Climate data for Iijima (1991−2020 normals, extremes 1978−present)
| Month | Jan | Feb | Mar | Apr | May | Jun | Jul | Aug | Sep | Oct | Nov | Dec | Year |
| Record high °C (°F) | 14.3 (57.7) | 18.9 (66.0) | 23.3 (73.9) | 28.4 (83.1) | 31.9 (89.4) | 34.4 (93.9) | 37.3 (99.1) | 35.5 (95.9) | 33.5 (92.3) | 28.6 (83.5) | 22.4 (72.3) | 18.2 (64.8) | 37.3 (99.1) |
| Mean daily maximum °C (°F) | 4.5 (40.1) | 5.9 (42.6) | 10.3 (50.5) | 16.5 (61.7) | 21.6 (70.9) | 24.3 (75.7) | 27.9 (82.2) | 29.5 (85.1) | 25.0 (77.0) | 18.9 (66.0) | 12.9 (55.2) | 7.1 (44.8) | 17.0 (62.7) |
| Daily mean °C (°F) | −0.7 (30.7) | 0.2 (32.4) | 4.1 (39.4) | 9.8 (49.6) | 14.9 (58.8) | 18.6 (65.5) | 22.3 (72.1) | 23.3 (73.9) | 19.4 (66.9) | 13.3 (55.9) | 7.0 (44.6) | 1.8 (35.2) | 11.2 (52.1) |
| Mean daily minimum °C (°F) | −5.0 (23.0) | −4.5 (23.9) | −1.1 (30.0) | 4.0 (39.2) | 9.3 (48.7) | 14.2 (57.6) | 18.4 (65.1) | 19.1 (66.4) | 15.4 (59.7) | 9.1 (48.4) | 2.5 (36.5) | −2.4 (27.7) | 6.6 (43.8) |
| Record low °C (°F) | −13.8 (7.2) | −14.1 (6.6) | −10.4 (13.3) | −6.2 (20.8) | 0.0 (32.0) | 5.5 (41.9) | 11.7 (53.1) | 11.7 (53.1) | 4.3 (39.7) | −1.7 (28.9) | −5.0 (23.0) | −11.5 (11.3) | −14.1 (6.6) |
| Average precipitation mm (inches) | 74.5 (2.93) | 103.8 (4.09) | 180.5 (7.11) | 180.7 (7.11) | 200.2 (7.88) | 236.6 (9.31) | 266.6 (10.50) | 155.2 (6.11) | 219.8 (8.65) | 192.6 (7.58) | 123.5 (4.86) | 80.2 (3.16) | 2,014.1 (79.30) |
| Average precipitation days (≥ 1.0 mm) | 7.1 | 7.0 | 10.3 | 10.2 | 11.1 | 13.3 | 13.6 | 10.8 | 11.2 | 10.1 | 8.0 | 7.3 | 120 |
| Mean monthly sunshine hours | 165.3 | 162.2 | 177.8 | 196.1 | 208.9 | 152.2 | 159.9 | 199.0 | 155.9 | 160.4 | 158.7 | 158.2 | 2,054.5 |
Source: Japan Meteorological Agency

==Economy==
The local economy is agricultural, dominated by rice and horticulture.

==History==
The area of present-day Iijima was part of ancient Shinano Province, and developed as a post station in the Sanshū Kaidō highway linking inland regions of Shinano with the Pacific Ocean.
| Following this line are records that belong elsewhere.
# Ray0089/geometric-aware-dense-matching

Measured on AMD Instinct MI355X. Metric: rgbd_crops_per_sec_geomatch_fwd, higher is better.
Workload: dtype bf16x3/f32acc

## Files before the change

geometric_aware_dense_matching_amd/_lib.py:

```python
import ctypes
import os
import subprocess

_PKG = os.path.dirname(os.path.abspath(__file__))
LIB_PATH = os.path.join(_PKG, "libgdm_hip.so")
CSRC = os.path.join(_PKG, "csrc")

_vp = ctypes.c_void_p
_i = ctypes.c_int
_f = ctypes.c_float
_sz = ctypes.c_size_t

GDM_RANSAC_MAX_H = 4096


class KnnJob(ctypes.Structure):
    _fields_ = [("support", _vp), ("query", _vp), ("idx", _vp), ("d2", _vp),
                ("support_bstride", ctypes.c_int64), ("query_bstride", ctypes.c_int64),
                ("S", ctypes.c_int32), ("Q", ctypes.c_int32), ("K", ctypes.c_int32), ("grid_w", ctypes.c_int32)]


class PwSeg(ctypes.Structure):
    _fields_ = [("x", _vp), ("idx", _vp), ("C", ctypes.c_int32), ("n_src", ctypes.c_int32)]


class PwJob(ctypes.Structure):
    _fields_ = [("x", _vp), ("wt", _vp), ("out", _vp), ("n", ctypes.c_int32)]


class CopyJob(ctypes.Structure):
    _fields_ = [("dst", _vp), ("src", _vp), ("sb", ctypes.c_int64), ("s1", ctypes.c_int64), ("s2", ctypes.c_int64),
                ("B", ctypes.c_int32), ("R1", ctypes.c_int32), ("R2", ctypes.c_int32), ("E", ctypes.c_int32)]


SIGNATURES = {
    "gdm_last_error": (ctypes.c_char_p, []),
    "gdm_version": (_i, []),
    "gdm_knn_batch": (None, [_vp, _sz, _sz, _sz, _vp, _sz, _sz, _vp]),
    "gdm_knn_batch_hip": (_i, [_vp, _vp, _i, _i, _i, _i, _vp, _vp, _vp]),
    "gdm_knn_jobs_workspace_bytes": (_sz, [ctypes.POINTER(KnnJob), _i, _i]),
    "gdm_knn_jobs_ws_hip": (_i, [ctypes.POINTER(KnnJob), _i, _i, _vp, _sz, _vp]),
    "gdm_ballquery_hip": (_i, [_i, _i, _i, _f, _i, _vp, _vp, _vp, _vp]),
    "gdm_furthestsampling_hip": (_i, [_i, _i, _i, _vp, _vp, _vp, _vp]),
    "gdm_interpolation_forward_hip": (_i, [_i, _i, _i, _i, _vp, _vp, _vp, _vp, _vp]),
    "gdm_interpolation_backward_hip": (_i, [_i, _i, _i, _i, _vp, _vp, _vp, _vp, _vp]),
    "gdm_labelstat_ballrange_hip": (_i, [_i, _i, _i, _f, _i, _vp, _vp, _vp, _vp, _vp]),
    "gdm_labelstat_idx_hip": (_i, [_i, _i, _i, _i, _i, _vp, _vp, _vp, _vp]),
    "gdm_group_gather_hip": (_i, [_vp, _vp, _i, _i, _i, _i, _i, _vp, _vp]),
    "gdm_group_gather_bwd2_hip": (_i, [_vp, ctypes.c_long, _vp, _i, _i, _i, _i, _i, _vp, _vp]),
    "gdm_gather_max_hip": (_i, [_vp, _vp, _i, _i, _i, _i, _i, _vp, _vp, _vp]),
    "gdm_gather_max_bwd_hip": (_i, [_vp, _vp, _i, _i, _i, _i, _vp, _vp]),
    "gdm_rel_pos_enc_hip": (_i, [_vp, _vp, _i, _i, _i, _vp, _vp]),
    "gdm_att_pool_hip": (_i, [_vp, _vp, _i, _i, _i, _i, _vp, _vp]),
    "gdm_att_pool_bwd_hip": (_i, [_vp, _vp, _vp, _i, _i, _i, _i, _vp, _vp, _vp]),
    "gdm_match_workspace_bytes": (_sz, [_i, _i, _i]),
    "gdm_match_hip": (_i, [_vp, _vp, _i, _i, _i, _i, _i, _vp, _vp, _vp, _vp, _sz, _vp]),
    "gdm_match_rows_bytes": (_sz, [_i]),
    "gdm_match_partial_bytes": (_sz, [_i, _i]),
    "gdm_match_pack_hip": (_i, [_vp, _i, _i, _i, _i, _vp, _vp]),
    "gdm_match_pack2_hip": (_i, [_vp, _i, _i, _vp, _vp, _i, _i, _vp, _i, _i, _vp]),
    "gdm_match_packed_hip": (_i, [_vp, _vp, _i, _i, _i, _vp, _vp, _vp, _vp, _sz, _vp]),
    "gdm_seg_mask_hip": (_i, [_vp, _i, _i, _vp, _vp, _vp]),
    "gdm_spline_aggregate_hip": (_i, [_vp, _vp, _vp, _vp, _vp, _vp, _i, _i, _i, _i, _vp, _vp]),
    "gdm_spline_aggregate_bwd_hip": (_i, [_vp, _vp, _vp, _vp, _i, _i, _i, _vp, _vp]),
    "gdm_spline_direct3_hip": (_i, [_vp, _vp, _vp, _vp, _vp, _vp, _vp, _i, _i, _i, _i, _i, _vp, _vp, _vp, _vp]),
    "gdm_gemm_grouped_hip": (_i, [_vp, _vp, _vp, _vp, _i, _i, _i, _i, _vp, _vp]),
    "gdm_spline_pairs_aggregate3_hip": (_i, [_vp, _vp, _vp, _vp, _vp, _vp, _i, _i, _i, _vp, _vp, _vp, _vp]),
    "gdm_upsample_bilinear_hip": (_i, [_vp, ctypes.c_long, _i, _i, _i, _i, _vp, _vp]),
    "gdm_upsample_bilinear_bwd_hip": (_i, [_vp, ctypes.c_long, _i, _i, _i, _i, _vp, _vp]),
    "gdm_topk_rows_hip": (_i, [_vp, ctypes.c_long, _i, _i, _vp, _vp, _vp]),
    "gdm_topk_negdist_hip": (_i, [_vp, _vp, _i, _i, _i, _vp, _vp]),
    "gdm_edge_feature_hip": (_i, [_vp, _vp, _i, _i, _i, _i, _vp, _vp]),
    "gdm_edge_feature_bwd_hip": (_i, [_vp, _vp, _i, _i, _i, _i, _vp, _vp]),
    "gdm_circle_rows_fwd_hip": (_i, [_vp, _i, _i, _vp, _vp, _vp, _vp, _f, _f, _f, _vp, _vp, _vp, _vp]),
    "gdm_circle_rows_bwd_hip": (_i, [_vp, _i, _i, _vp, _vp, _vp, _vp, _f, _f, _f, _vp, _vp, _vp, _vp, _vp]),
    "gdm_circle_match_rows_bytes": (_sz, [_i]),
    "gdm_circle_match_tp_bytes": (_sz, [_i]),
    "gdm_circle_match_pack_hip": (_i, [_vp, _i, _vp, _vp, _vp, _vp]),
    "gdm_circle_match_nbr_hip": (_i, [_vp, _i, _f, _vp, _vp]),
    "gdm_circle_match_visbits_hip": (_i, [_vp, _i, _i, _vp, _vp]),
    "gdm_circle_match_nbr_items_hip": (_i, [_vp, _i, _vp, _i, _vp, _vp]),
    "gdm_circle_match_fwd2_hip": (_i, [_vp, _vp, _vp, _vp, _vp, _i, _i, _vp, _vp, _vp, _vp, _i, _vp, _i, _f, _f, _vp, _vp, _vp, _vp]),
    "gdm_circle_match_bwd2_hip": (_i, [_vp, _vp, _vp, _vp, _vp, _i, _i, _vp, _vp, _vp, _vp, _i, _vp, _i, _f, _f, _vp, _vp, _vp, _vp, _vp, _vp]),
    "gdm_circle_match_bwd_parts": (_i, [_i, _i]),
    "gdm_lfa_stage_hip": (_i, [_vp] * 13 + [_i, _i, _i, _i, _i, _f, _vp, _vp]),
    "gdm_kabsch_stats_hip": (_i, [_vp, ctypes.c_long, _i, _i, _vp, _vp, _vp, _i, _i, _i, _vp, _vp]),
    "gdm_kabsch_solve_hip": (_i, [_vp, _i, _i, _vp, _vp, _vp]),
    "gdm_ransac_workspace_bytes": (_sz, [_i, _i, _i]),
    "gdm_ransac_pose_hip": (_i, [_vp, ctypes.c_long, _i, _i, _vp, _vp, _vp, _vp, _i, _i, _i, _i, _f, ctypes.c_double, ctypes.c_uint32, _i,
                                 _vp, _sz, _vp, _vp, _vp, _vp, _vp]),
    "gdm_icp_transform_hip": (_i, [_vp, ctypes.c_long, _i, _i, _vp, _i, _i, _vp, _vp]),
    "gdm_icp_update_hip": (_i, [_vp, ctypes.c_long, _i, _i, _vp, _vp, _vp, _vp, _i, _i, _i, _f, ctypes.c_double, _i, _vp, _vp, _vp, _vp,
                                _vp]),
    "gdm_targets_workspace_bytes": (_sz, [_i, _i, _i]),
    "gdm_hpr_visible_hip": (_i, [_vp, ctypes.c_long, _vp, _vp, _i, _i, _vp, _sz, _vp, _vp, _vp]),
    "gdm_pose_targets_hip": (_i, [_vp, ctypes.c_long, _i, _i, _vp, _vp, _vp, ctypes.c_long, _vp, _i, _i, _i, ctypes.c_double, _vp, _sz,
                                  _vp, _vp, _vp, _vp, _vp]),
    "gdm_affine_act_maxk_hip": (_i, [_vp, _vp, _vp, ctypes.c_long, _i, ctypes.c_long, _i, _i, _f, _vp, _vp]),
    "gdm_prelu1_hip": (_i, [_vp, _vp, ctypes.c_long, _vp, _vp]),
    "gdm_prelu1_bwd_hip": (_i, [_vp, _vp, _vp, ctypes.c_long, _vp, _vp, _vp]),
    "gdm_affine_act_hip": (_i, [_vp, _vp, _vp, _vp, _vp, _vp, ctypes.c_long, _i, ctypes.c_long, _i, _f, _vp, _vp]),
    "gdm_upconv3x3_gather_hip": (_i, [_vp, _vp, _vp, _i, _i, _i, _i, _i, _i, _i, _f, _vp, _vp]),
    "gdm_upconv3x3_gather2_hip": (_i, [_vp, _vp, _vp, _i, _i, _i, _i, _i, _i, _i, _f, _vp, _vp, _vp]),
    "gdm_upconv3x3_gather_bwd_hip": (_i, [_vp, _i, _i, _i, _i, _i, _i, _vp, _vp]),
    "gdm_upconv_fused64_weight_bytes": (_sz, []),
    "gdm_upconv_fused64_pack_weight_hip": (_i, [_vp, _vp, _vp]),
    "gdm_upconv_fused64_hip": (_i, [_vp, _vp, _vp, _vp, _i, _i, _i, _i, _i, _i, _i, _f, _vp, _vp]),
    "gdm_psp_combine2_hip": (_i, [_vp, _vp, _i, _vp, _i, _vp, _i, _vp, _i, _vp, _i, _i, _i, _i, _vp, _vp, _vp]),
    "gdm_gather_add_affine_act2_hip": (_i, [_vp, _vp, _vp, _vp, _vp, _i, _i, _i, _i, _i, _f, _vp, _vp, _i, _vp]),
    "gdm_conv1x1_gather_add_act2_hip": (_i, [_vp, _vp, _vp, _vp, _vp, _vp, _i, _i, _i, ctypes.c_long, _i, _f, _i, _vp, _vp]),
    "gdm_conv64_gather_add_act_mfma2_hip": (_i, [_vp, _vp, _vp, _vp, _vp, _vp, _i, _i, ctypes.c_long, _i, _f, _i, _i, _vp, _vp, _i, _vp]),
    "gdm_conv64_gather_add_final_hip": (_i, [_vp, _vp, _vp, _vp, _vp, _vp, _i, _i, ctypes.c_long, _i, _f, _vp, _vp, _vp, _vp]),
    "gdm_conv3x3_act_bytes": (_sz, [_i, _i, _i, _i]),
    "gdm_conv3x3_weight_bytes": (_sz, [_i, _i]),
    "gdm_conv3x3_pack_weight_hip": (_i, [_vp, _i, _i, _vp, _vp]),
    "gdm_conv3x3_pack_act_hip": (_i, [_vp, _i, _i, _i, _i, _vp, _vp]),
    "gdm_conv3x3_packed_hip": (_i, [_vp, _vp, _vp, _vp, _vp, _i, _i, _i, _i, _i, _i, _vp, _vp]),
    "gdm_conv3x3_strided_hip": (_i, [_vp, _vp, _vp, _vp, _vp, _i, _i, _i, _i, _i, _i, _i, _vp, _vp, _vp]),
    "gdm_conv1x1_strided_hip": (_i, [_vp, _vp, _vp, _vp, _i, _i, _i, _i, _i, _i, _i, _vp, _vp]),
    "gdm_affine_relu_maxpool_hip": (_i, [_vp, _vp, _vp, _i, _i, _i, _i, _vp, _vp]),
    "gdm_conv1x1_logsoftmax_hip": (_i, [_vp, _vp, _vp, _i, _i, ctypes.c_long, _vp, _vp]),
    "gdm_pack_rows64_hip": (_i, [_vp, _i, _vp, _vp]),
    "gdm_upconv_final_points_hip": (_i, [_vp, _vp, _vp, _vp, _vp, _i, _f, _vp, _vp, _i, _i, _i, _i, _i, _i, _vp, _vp]),
    "gdm_psp_pools_hip": (_i, [_vp, ctypes.c_long, _i, _i, _vp, _vp, _vp, _vp, _vp]),
    "gdm_psp_pools_bwd_hip": (_i, [_vp, _vp, _vp, _vp, ctypes.c_long, _i, _i, _vp, _vp]),
    "gdm_conv1x1_weight_bytes": (_sz, [_i, _i]),
    "gdm_conv1x1_pack_weight_hip": (_i, [_vp, _i, _i, _vp, _vp]),
    "gdm_conv_pack_weight_dgrad_hip": (_i, [_vp, _i, _i, _i, _vp, _vp]),
    "gdm_conv1x1_packed_hip": (_i, [_vp, _vp, _vp, _vp, _i, _i, _i, _i, _i, _i, _i, _vp, _vp]),
    "gdm_depth_to_xyz_hip": (_i, [_vp, _vp, _vp, _i, _i, _i, _i, _vp, _vp]),
    "gdm_depth_normals_hip": (_i, [_vp, _vp, _i, _i, _i, _i, _i, _i, _vp, _vp]),
    "gdm_warp_crop_hip": (_i, [_vp, _vp, _vp, _vp, _vp, _vp, _vp, _i, _i, _i, _i, _vp, _vp, _vp, _vp, _vp, _vp]),
    "gdm_fill_depth_workspace_bytes": (_sz, [_i, _i, _i, _i]),
    "gdm_fill_depth_hip": (_i, [_vp, _i, _i, _i, _i, _f, _vp, _sz, _vp, _vp, _vp]),
    "gdm_bn_sums_len": (ctypes.c_long, [_i, _i, ctypes.c_long]),
    "gdm_bn_stats_hip": (_i, [_vp, _i, _i, ctypes.c_long, _vp, _vp]),
    "gdm_bn_fwd_apply_hip": (_i, [_vp, _vp, _i, _vp, _vp, _i, _i, ctypes.c_long, _f, _f, _i, _f, _vp, _vp, _vp, _vp, _vp]),
    "gdm_bn_bwd_reduce_hip": (_i, [_vp, _vp, _vp, _i, _i, ctypes.c_long, _i, _f, _vp, _vp]),
    "gdm_bn_bwd_apply_hip": (_i, [_vp, _vp, _vp, _i, _vp, _vp, _i, _i, ctypes.c_long, _i, _f, _vp, _vp, _vp, _vp]),
    "gdm_point_heads2_hip": (_i, [_vp, _vp, _i, _vp, _vp, _i, _i, _i, _i, _vp, _vp, _vp, _vp, _i, _i, _vp, _vp, _i, _vp, _vp, _vp]),
    "gdm_pointwise2_hip": (_i, [ctypes.POINTER(PwSeg), _i, _vp, _i, _vp, _vp, _i, _i, _i, _i, _f, _vp, _i, _i, _i, _vp]),
    "gdm_pointwise_jobs_hip": (_i, [ctypes.POINTER(PwJob), _i, _i, _i, _i, _vp]),
    "gdm_pointwise_chain2_hip": (_i, [_vp, _vp, _vp, _vp, _i, _f, _vp, _vp, _vp, _i, _f, _i, _i, _i, _i, _i, _vp, _vp, _vp]),
    "gdm_stem_weight_bytes": (_sz, []),
    "gdm_stem_pack_weight_hip": (_i, [_vp, _vp, _vp]),
    "gdm_stem_hip": (_i, [_vp, _vp, _vp, _vp, _i, _i, _i, _vp, _vp, _vp]),
    "gdm_wgrad_x_bytes": (_sz, [_i, _i, _i, _i]),
    "gdm_wgrad_go_bytes": (_sz, [_i, _i, _i, _i]),
    "gdm_wgrad_pack_x_hip": (_i, [_vp, _i, _i, _i, _i, _vp, _vp]),
    "gdm_wgrad_pack_go_hip": (_i, [_vp, _i, _i, _i, _i, _vp, _vp]),
    "gdm_wgrad_x1_bytes": (_sz, [_i, _i, _i]),
    "gdm_wgrad_pack_x1_hip": (_i, [_vp, _i, _i, _i, _vp, _vp]),
    "gdm_mfma_probe_hip": (_i, [_i, _i, _i, _vp, _vp]),
    "gdm_mfma_probe_lds_hip": (_i, [_i, _i, _i, _vp, _vp]),
    "gdm_wgrad_direct_hip": (_i, [_vp, ctypes.c_long, _vp, ctypes.c_long, _i, _i, _i, _i, _i, _vp, _vp, _vp]),
    "gdm_conv1x1_packed_wb_hip": (_i, [_vp, _vp, ctypes.c_long, _i, _i, _i, _i, _i, _vp, _vp]),
    "gdm_copy_jobs_hip": (_i, [ctypes.POINTER(CopyJob), _i, _vp]),
}

_lib = None


def _objects_state():
    st = {}
    for f in sorted(os.listdir(CSRC)):
        if f.endswith(".o"):
            st[f] = os.stat(os.path.join(CSRC, f)).st_mtime_ns
    return st


def build(verbose=False):
    import hashlib
    import json
    import time
    before = _objects_state()
    out = None if verbose else subprocess.DEVNULL
    t0 = time.time()
    subprocess.check_call(["make", "-C", CSRC, "-j4"], stdout=out)
    after = _objects_state()
    rebuilt = sorted(f for f, m in after.items() if before.get(f) != m)
    with open(LIB_PATH, "rb") as f:
        digest = hashlib.sha256(f.read()).hexdigest()[:16]
    rec = {"mode": "hipcc --offload-arch=gfx950 via csrc/Makefile (in-tree, ahead of time)", "recompiled": rebuilt,
           "up_to_date": sorted(set(after) - set(rebuilt)), "lib": os.path.basename(LIB_PATH), "lib_bytes": os.path.getsize(LIB_PATH),
           "lib_sha256_16": digest, "seconds": round(time.time() - t0, 1), "when": time.strftime("%Y-%m-%dT%H:%M:%S")}
    try:
        with open(os.path.join(CSRC, "build_record.json"), "w") as f:
            json.dump(rec, f, indent=1)
    except OSError:
        pass
    print("[gdm build] recompiled %d of %d translation units%s; %s %d bytes sha256 %s" %
          (len(rebuilt), len(after), (": " + " ".join(rebuilt)) if rebuilt else "", rec["lib"], rec["lib_bytes"], digest))
    return LIB_PATH


def build_record():
    import hashlib
    import json
    rec = {}
    try:
        with open(os.path.join(CSRC, "build_record.json")) as f:
            rec = json.load(f)
    except (OSError, ValueError):
        rec = {"mode": "prebuilt library (no build record travelled)"}
    try:
        with open(LIB_PATH, "rb") as f:
            rec["loaded_lib_sha256_16"] = hashlib.sha256(f.read()).hexdigest()[:16]
    except OSError:
        rec["loaded_lib_sha256_16"] = None
    rec.pop("up_to_date", None)
    if rec.get("lib_sha256_16") is not None:
        rec["record_matches_loaded_lib"] = rec["lib_sha256_16"] == rec["loaded_lib_sha256_16"]
    return rec


def lib():
    global _lib
    if _lib is None:
        if not os.path.exists(LIB_PATH):
            raise RuntimeError(
                "libgdm_hip.so is not built (%s). Run `python -c 'import __graft_entry__ as g; g.build()'` "
                "or `make -C geometric_aware_dense_matching_amd/csrc`. There is no CPU fallback." % LIB_PATH)
        import torch
        l = ctypes.CDLL(LIB_PATH)
        for name, (res, args) in SIGNATURES.items():
            fn = getattr(l, name)
            fn.restype = res
            fn.argtypes = args
        _lib = l
    return _lib


class GdmError(RuntimeError):
    pass


def check(rc, what):
    if rc != 0:
        msg = lib().gdm_last_error()
        raise GdmError("%s failed (rc=%d): %s" % (what, rc, msg.decode() if msg else "?"))
```

geometric_aware_dense_matching_amd/csrc/gdm_conv.hip:

```cpp
#include "gdm_common.h"
#include <math.h>
#include <stdlib.h>

namespace {

typedef __attribute__((ext_vector_type(16))) float f32x16;
typedef __attribute__((ext_vector_type(8))) __bf16 bf16x8;
typedef __attribute__((ext_vector_type(4))) unsigned u32x4;

constexpr int ROWB = 512;
constexpr int CV_PIX = 256;
constexpr int CV_CO = 128;
constexpr int CV_PANEL = CV_CO * ROWB;
#ifndef GDM_CONV_TAP_INNER
#define GDM_CONV_TAP_INNER 1
#endif
#ifndef GDM_CONV16_PF
#define GDM_CONV16_PF 2
#endif
#ifndef GDM_CONV_GLDS
#define GDM_CONV_GLDS 1
#endif

__device__ __forceinline__ void split8(const float* v, unsigned (&hi)[4], unsigned (&lo)[4])
{
#pragma unroll
    for (int j = 0; j < 4; ++j) gdm_split2(v[2 * j], v[2 * j + 1], hi[j], lo[j]);
}

__global__ __launch_bounds__(256) void conv_pack_act_kernel(const float* __restrict__ x, int C, int H, int W,
                                                            unsigned char* __restrict__ out)
{
    __shared__ float t[128][65];
    const int b = blockIdx.z, chunk = blockIdx.y;
    const int nchunk = (C + 127) / 128;
    const int cvalid = min(128, C - chunk * 128);
    const int hw = H * W;
    const long plane = (long)(H + 2) * (W + 2);
    const int p0 = blockIdx.x * 64;
    const int lane = threadIdx.x & 63, w = threadIdx.x >> 6;
    const int p = min(p0 + lane, hw - 1);
    const float* xb = x + ((long)b * C + chunk * 128) * hw;
    for (int c = w; c < cvalid; c += 4) t[c][lane] = xb[(long)c * hw + p];
    __syncthreads();
    const int pp = p0 + lane;
    if (pp >= hw) return;
    const int y = pp / W, xx = pp - y * W;
    unsigned char* o = out + (((long)(b * nchunk + chunk) * 32) * plane + (long)(y + 1) * (W + 2) + xx + 1) * 16;
    for (int q = w; q * 8 < cvalid; q += 4) {
        float v[8];
#pragma unroll
        for (int j = 0; j < 8; ++j) v[j] = t[q * 8 + j][lane];
        unsigned hi[4], lo[4];
        split8(v, hi, lo);
        *reinterpret_cast<uint4*>(o + (long)q * plane * 16) = make_uint4(hi[0], hi[1], hi[2], hi[3]);
        *reinterpret_cast<uint4*>(o + (long)(16 + q) * plane * 16) = make_uint4(lo[0], lo[1], lo[2], lo[3]);
    }
}
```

The area was tenryō territory controlled directly by the Tokugawa shogunate until the Meiji restoration. The modern village of Iijima established on April 1, 1889, by the establishment of the municipalities system and was elevated to town status on January 1, 1954. The town annexed the neighboring village of Nakakubō on September 30, 1956.

==Demographics==
Per Japanese census data, the population of Iijima has remained relatively steady from 1960 until 2000 but has decreased slightly in recent years.

==Education==
Iijima has two public elementary schools and one public middle school operated by the town government. The town does not have a high school.

==Transportation==
===Railway===
- Central Japan Railway Company - Iida Line
  - - - - -

===Highway===
- Chūō Expressway

== International relations ==
- - Ferraz de Vasconcelos, city in province of São Paulo, Brazil. Since May 1975.